“Howard Zinn
and Lois Mottonen Fistfight in the Equality State.”
That’s the
title of my fourth book, released on the first anniversary of Lois’s death. Her
memoir is published by WordsWorth Publishers of Cody, Wyoming. The book is
available be emailing me at rmc81448@gmail.com or at https://wordsworthpublishing.com/catalog/
This
remarkable woman called me in 2014. She read my book “Dying for Joe McCarthy’s
Sins: The Suicide of Wyoming Senator Lester Hunt.” Lois wanted me to write a
book for her. Lois didn’t have a clear vision. She was generally thinking of a
book about the lives of women in Wyoming.
I declined,
believing a book about Wyoming women ought to be written by a woman.
Lois called
again, in 2016, this time more certain. The older she got, the more anguished
she became about the lives of woman, racial and cultural minorities in what is
euphemistically called “the Equality State.” She wanted to tell their stories.
Her
grandparents emigrated from Finland in the late 1800s. She grew up during the
Depression and World War II. Lois lived in the old mining camp, Winton, and
attended school in Rock Springs before heading to the University of Wyoming.
Despite
graduating with honors and becoming the second Wyoming woman to earn an
accountancy certificate, Lois found firms in Cheyenne or Denver unwilling to
hire a woman.
Between Lois
and her family, the Mottonen’s lived in Wyoming from the beginning. She was
offended by the effort of the 2nd Territorial Legislature to repeal
the right to vote given women by the 1st Territorial Legislature.

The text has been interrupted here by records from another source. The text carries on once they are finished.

Binned preprocess_and_bin(const ForwardIn& in, const gs_buffer& geometry, const gs_buffer& binning,
                          const gs_buffer& image, int* radii, int tile, bool debug, hipStream_t s,
                          const std::function<void(Binned&)>& before_k = nullptr, int fused_sort_max = 0) {
    Binned r;
    const int W = in.width, H = in.height;
    const int gx = (W + tile - 1) / tile, gy = (H + tile - 1) / tile;
    r.T = gx * gy;
    const size_t N = (size_t)W * H;
    const bool tail = in.store_cov3d || (in.colors_precomp == nullptr && in.store_drgb);
    char* gbase = call_resize(geometry, carve_geom(nullptr, in.P, nullptr, tail, tile == 32), "geometry");
    carve_geom(gbase, in.P, &r.g);
    set_accum_clean(r.g.grad_accum, false);
    char* ibase = call_resize(image, carve_image(nullptr, N, r.T, nullptr, tile), "image");
    carve_image(ibase, N, r.T, &r.img, tile);
    r.radii = radii ? radii : r.g.radii;
    const bool lds_bin = r.T <= kLdsTiles;
    if (r.T == 0) GS_HIP(hipMemsetAsync(r.g.hdr, 0, kHdrWords * sizeof(uint32_t), s));
    if (r.T > 0 && !lds_bin) GS_HIP(hipMemsetAsync(r.img.tile_count, 0, sizeof(uint32_t) * kBinSlots * r.T, s));
    PreprocessArgs pa = make_pp(in, tile);
    pa.err_token = next_error_token();
    set_drgb_written(r.g.drgb, pa.store_drgb && in.colors_precomp == nullptr);
    if (r.T > 0 && lds_bin) {
        pa.zero_words = r.img.tile_count;
        pa.zero_n = kBinSlots * r.T;
    }
    { StageTimer _t(kPre, s); launch_preprocess(pa, r.g, r.radii, lds_bin ? nullptr : r.img.tile_count, s); }
    stage_check(debug, s, "preprocess");
    if (lds_bin) { StageTimer _t(kCount, s); launch_count_tiles(in.P, r.g, r.radii, W, H, tile, r.img, s); }
    stage_check(debug, s, "count_tiles");
    const std::pair<uint32_t*, uint32_t*> mirror =
        (r.T > 0 && hdr_mirror_on()) ? mirror_words() : std::pair<uint32_t*, uint32_t*>{nullptr, nullptr};
    const bool amr = tile == 32;
    bool dup_done = false;
    const SpecKey skey = spec_key(W, H, in.P);
    const size_t cap = (!amr && !before_k && r.T > 0 && !debug) ? spec_capacity(skey) : 0;
    const uint32_t mtoken = mirror.second ? next_mirror_token() : 0u;
    const bool pub_dup = cap > 0 && mirror.second != nullptr;
    if (r.T > 0) { StageTimer _t(kScan, s); launch_tile_scan(r.T, r.img, r.g.hdr, s, pub_dup ? nullptr : mirror.second, bin_slots_for(in.P, gx, gy, tile), gx, dup_banded(gx, gy, tile), pub_dup ? 0u : mtoken); }
    stage_check(debug, s, "tile_scan");
    uint32_t hdr[4];
    if (before_k) {
        begin_header_read(r.g.hdr, s, mirror.first);
        before_k(r);
        finish_header_read(hdr, mirror.first, s, r.g.hdr);
    } else if (cap > 0) {
        begin_header_read(r.g.hdr, s, mirror.first);
        char* sbase = call_resize(binning, carve_binning(nullptr, cap, nullptr), "binning");
        carve_binning(sbase, cap, &r.b);
        { StageTimer _t(kDup, s); launch_duplicate(in.P, r.g, r.radii, W, H, tile, r.img, r.b, s, (uint32_t)cap, r.g.hdr, (uint32_t)cap, pub_dup ? mirror.second : nullptr, pub_dup ? mtoken : 0u); }
        finish_header_read(hdr, mirror.first, s, r.g.hdr);
        dup_done = hdr[kHdrNumRendered] <= cap;
    } else if (mirror.first) {
        begin_header_read(r.g.hdr, s, mirror.first);
        finish_header_read(hdr, mirror.first, s, r.g.hdr);
    } else {
        read_header(r.g.hdr, hdr, s);
    }
    if (in.prefiltered && hdr[kHdrError] == pa.err_token)
        throw GsError("Point is filtered although prefiltered is set. This shouldn't happen!");
    r.K = (int)hdr[kHdrNumRendered];
    if (!amr) note_k(skey, r.K);
    if (!dup_done) {
        char* bbase = call_resize(binning, carve_binning(nullptr, r.K, nullptr, nullptr, amr), "binning");
        carve_binning(bbase, r.K, &r.b, amr ? &r.ab : nullptr);
    }
    if (r.K > 0) {
        if (!dup_done) { StageTimer _t(kDup, s); launch_duplicate(in.P, r.g, r.radii, W, H, tile, r.img, r.b, s, (uint32_t)r.K); }
        stage_check(debug, s, "duplicate");
        { StageTimer _t(kSort, s); launch_sort_tiles(r.T, r.img, r.b, (int)hdr[kHdrMaxTileCount], (int)hdr[kHdrNumLargeTiles], s, fused_sort_max); }
        stage_check(debug, s, "sort_tiles");
    }
    return r;
}

}

DispatchEvents gsamd::take_dispatch_events() {
    const DispatchEvents e = t_dispatch;
    t_dispatch = DispatchEvents{};
    return e;
}

extern "C" {

int gs_abi_version(void) { return GSPLAT_AMD_ABI_VERSION; }

#ifndef GSAMD_DIGEST
#define GSAMD_DIGEST "unstamped"
#endif
const char* gs_build_digest(void) { return GSAMD_DIGEST; }

const char* gs_last_error(void) { return g_err.c_str(); }

namespace {
int base_forward_impl(const ForwardIn& in, const gs_buffer& geometry, const gs_buffer& binning,
                      const gs_buffer& image, float* out_color, int* radii, bool aux, float* out_depth,
                      float* out_alpha, int debug, void* stream, const char* who) {
    const int P = in.P, width = in.width, height = in.height;
    if (aux && (!out_depth || !out_alpha)) throw GsError(std::string(who) + ": out_depth / out_alpha is NULL");
    hipStream_t s = static_cast<hipStream_t>(stream);
    if (P <= 0) {
        if (aux) {
            const size_t N = (width > 0 && height > 0) ? (size_t)width * (size_t)height : 0;
            if (N) {
                GS_HIP(hipMemsetAsync(out_depth, 0, sizeof(float) * N, s));
                GS_HIP(hipMemsetAsync(out_alpha, 0, sizeof(float) * N, s));
            }
        }
        return 0;
    }
    Binned r = preprocess_and_bin(in, geometry, binning, image, radii, 16, debug != 0, s);
    const float* feats = in.colors_precomp ? in.colors_precomp : r.g.rgb;
    bool zeroed;
    {
        StageTimer _t(kRender, s, true);
        const bool zero = in.fwd_zero;
        zeroed = launch_render_forward(width, height, r.img, r.b, r.g, feats, in.background, out_color, s,
                                       zero ? r.g.grad_accum : nullptr, zero ? (size_t)kGradRow * (size_t)P : 0,
                                       reinterpret_cast<uint8_t*>(r.b.scratch));
    }
    if (zeroed) set_accum_clean(r.g.grad_accum, true);
    stage_check(debug != 0, s, "render");
    if (aux) {
        launch_render_forward_aux(width, height, r.img, r.b, r.g, out_depth, out_alpha, s);
        stage_check(debug != 0, s, "render_aux");
    }
    return r.K;
}
}

int gs_rasterizer_forward(gs_buffer geometry, gs_buffer binning, gs_buffer image, int P, int D, int M,
                          const float* background, int width, int height, const float* means3D, const float* shs,
                          const float* colors_precomp, const float* opacities, const float* scales,
                          float scale_modifier, const float* rotations, const float* cov3D_precomp,
                          const float* viewmatrix, const float* projmatrix, const float* cam_pos, float tan_fovx,
                          float tan_fovy, int prefiltered, float* out_color, int* radii, int debug, void* stream) {
    const ForwardIn in = forward_in(false, P, D, M, background, width, height, means3D, shs, colors_precomp, opacities,
                                    scales, scale_modifier, rotations, cov3D_precomp, viewmatrix, projmatrix, cam_pos,
                                    tan_fovx, tan_fovy, prefiltered);
    return guarded([&]() -> int {
        return base_forward_impl(in, geometry, binning, image, out_color, radii, false, nullptr, nullptr, debug,
                                 stream, "gs_rasterizer_forward");
    });
}

int gs_rasterizer_forward_aux(gs_buffer geometry, gs_buffer binning, gs_buffer image, int P, int D, int M,
                              const float* background, int width, int height, const float* means3D, const float* shs,
                              const float* colors_precomp, const float* opacities, const float* scales,
                              float scale_modifier, const float* rotations, const float* cov3D_precomp,
                              const float* viewmatrix, const float* projmatrix, const float* cam_pos, float tan_fovx,
                              float tan_fovy, int prefiltered, float* out_color, int* radii, float* out_depth,
                              float* out_alpha, int debug, void* stream) {
    const ForwardIn in = forward_in(false, P, D, M, background, width, height, means3D, shs, colors_precomp, opacities,
                                    scales, scale_modifier, rotations, cov3D_precomp, viewmatrix, projmatrix, cam_pos,
                                    tan_fovx, tan_fovy, prefiltered);
    return guarded([&]() -> int {
        return base_forward_impl(in, geometry, binning, image, out_color, radii, true, out_depth, out_alpha, debug,
                                 stream, "gs_rasterizer_forward_aux");
    });
}

int gs_rasterizer_forward_ex(gs_buffer geometry, gs_buffer binning, gs_buffer image, int P, int D, int M,
                             const float* background, int width, int height, const float* means3D, const float* shs,
                             const float* colors_precomp, const float* opacities, const float* scales,
                             float scale_modifier, const float* rotations, const float* cov3D_precomp,
                             const float* viewmatrix, const float* projmatrix, const float* cam_pos, float tan_fovx,
                             float tan_fovy, int prefiltered, int antialiasing, float* out_color, int* radii,
                             float* out_depth, float* out_alpha, int debug, void* stream) {
    ForwardIn in = forward_in(false, P, D, M, background, width, height, means3D, shs, colors_precomp, opacities,
                              scales, scale_modifier, rotations, cov3D_precomp, viewmatrix, projmatrix, cam_pos,
                              tan_fovx, tan_fovy, prefiltered);
    in.antialiasing = antialiasing != 0;
    return guarded([&]() -> int {
        if ((out_depth == nullptr) != (out_alpha == nullptr))
            throw GsError("gs_rasterizer_forward_ex: out_depth and out_alpha go together (both, or both NULL)");
        return base_forward_impl(in, geometry, binning, image, out_color, radii, out_depth != nullptr, out_depth,
                                 out_alpha, debug, stream, "gs_rasterizer_forward_ex");
    });
}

She celebrated Nellie Tayloe Ross’s being elected first woman governor but
bemoaned that a woman was never again permitted to serve.
Lois was
outraged by the Black 14 incident and the murder of Matthew Shepard and the
unwillingness of Wyoming politicians to enact a hate crimes law. Having been
victimized by employer discrimination, she was appalled by the wage gender gap.
Lois was
looking for a writer who shared her belief that calling Wyoming “the Equality
State” doesn’t make it so.
For nearly
two years, Lois and I met every Monday afternoon. I listened. She told her
story and the stories of her parents and grandparents, telling of their
struggles, connecting her personal experiences to the stories of
tens-of-thousands of Wyoming people who are kicked to the curb because of their
skin color, gender, sexual orientation, religious beliefs or other
characteristics that don’t line up with the contrived cowboy image to which
many want to cling.
Lois wanted Howard Zinn the tell the story. He wasn’t available. So, she
asked me.
“Howard Zinn…meet Wyoming.” Professor
Zinn’s “A People’s History of the United States: 1492-Present,” is an honest
look at U.S. history, the sort of which Lois wanted for Wyoming. Sherman
Alexie’s classic, “The Lone Ranger and Tonto Fistfight in Heaven,” provided
readers a glimpse into the importance of symbols and images in building a
non-existent reality. It seemed appropriate to carve this book’s title from
those.
“Howard Zinn and Lois Mottonen
Fistfight in the Equality State,” attempts a Zinn-like history of how Wyoming’s
women, working people, racial, ethnic, and religious minorities are treated,
posing the troubling question Alexie asked in his poem entitled “Hymn.”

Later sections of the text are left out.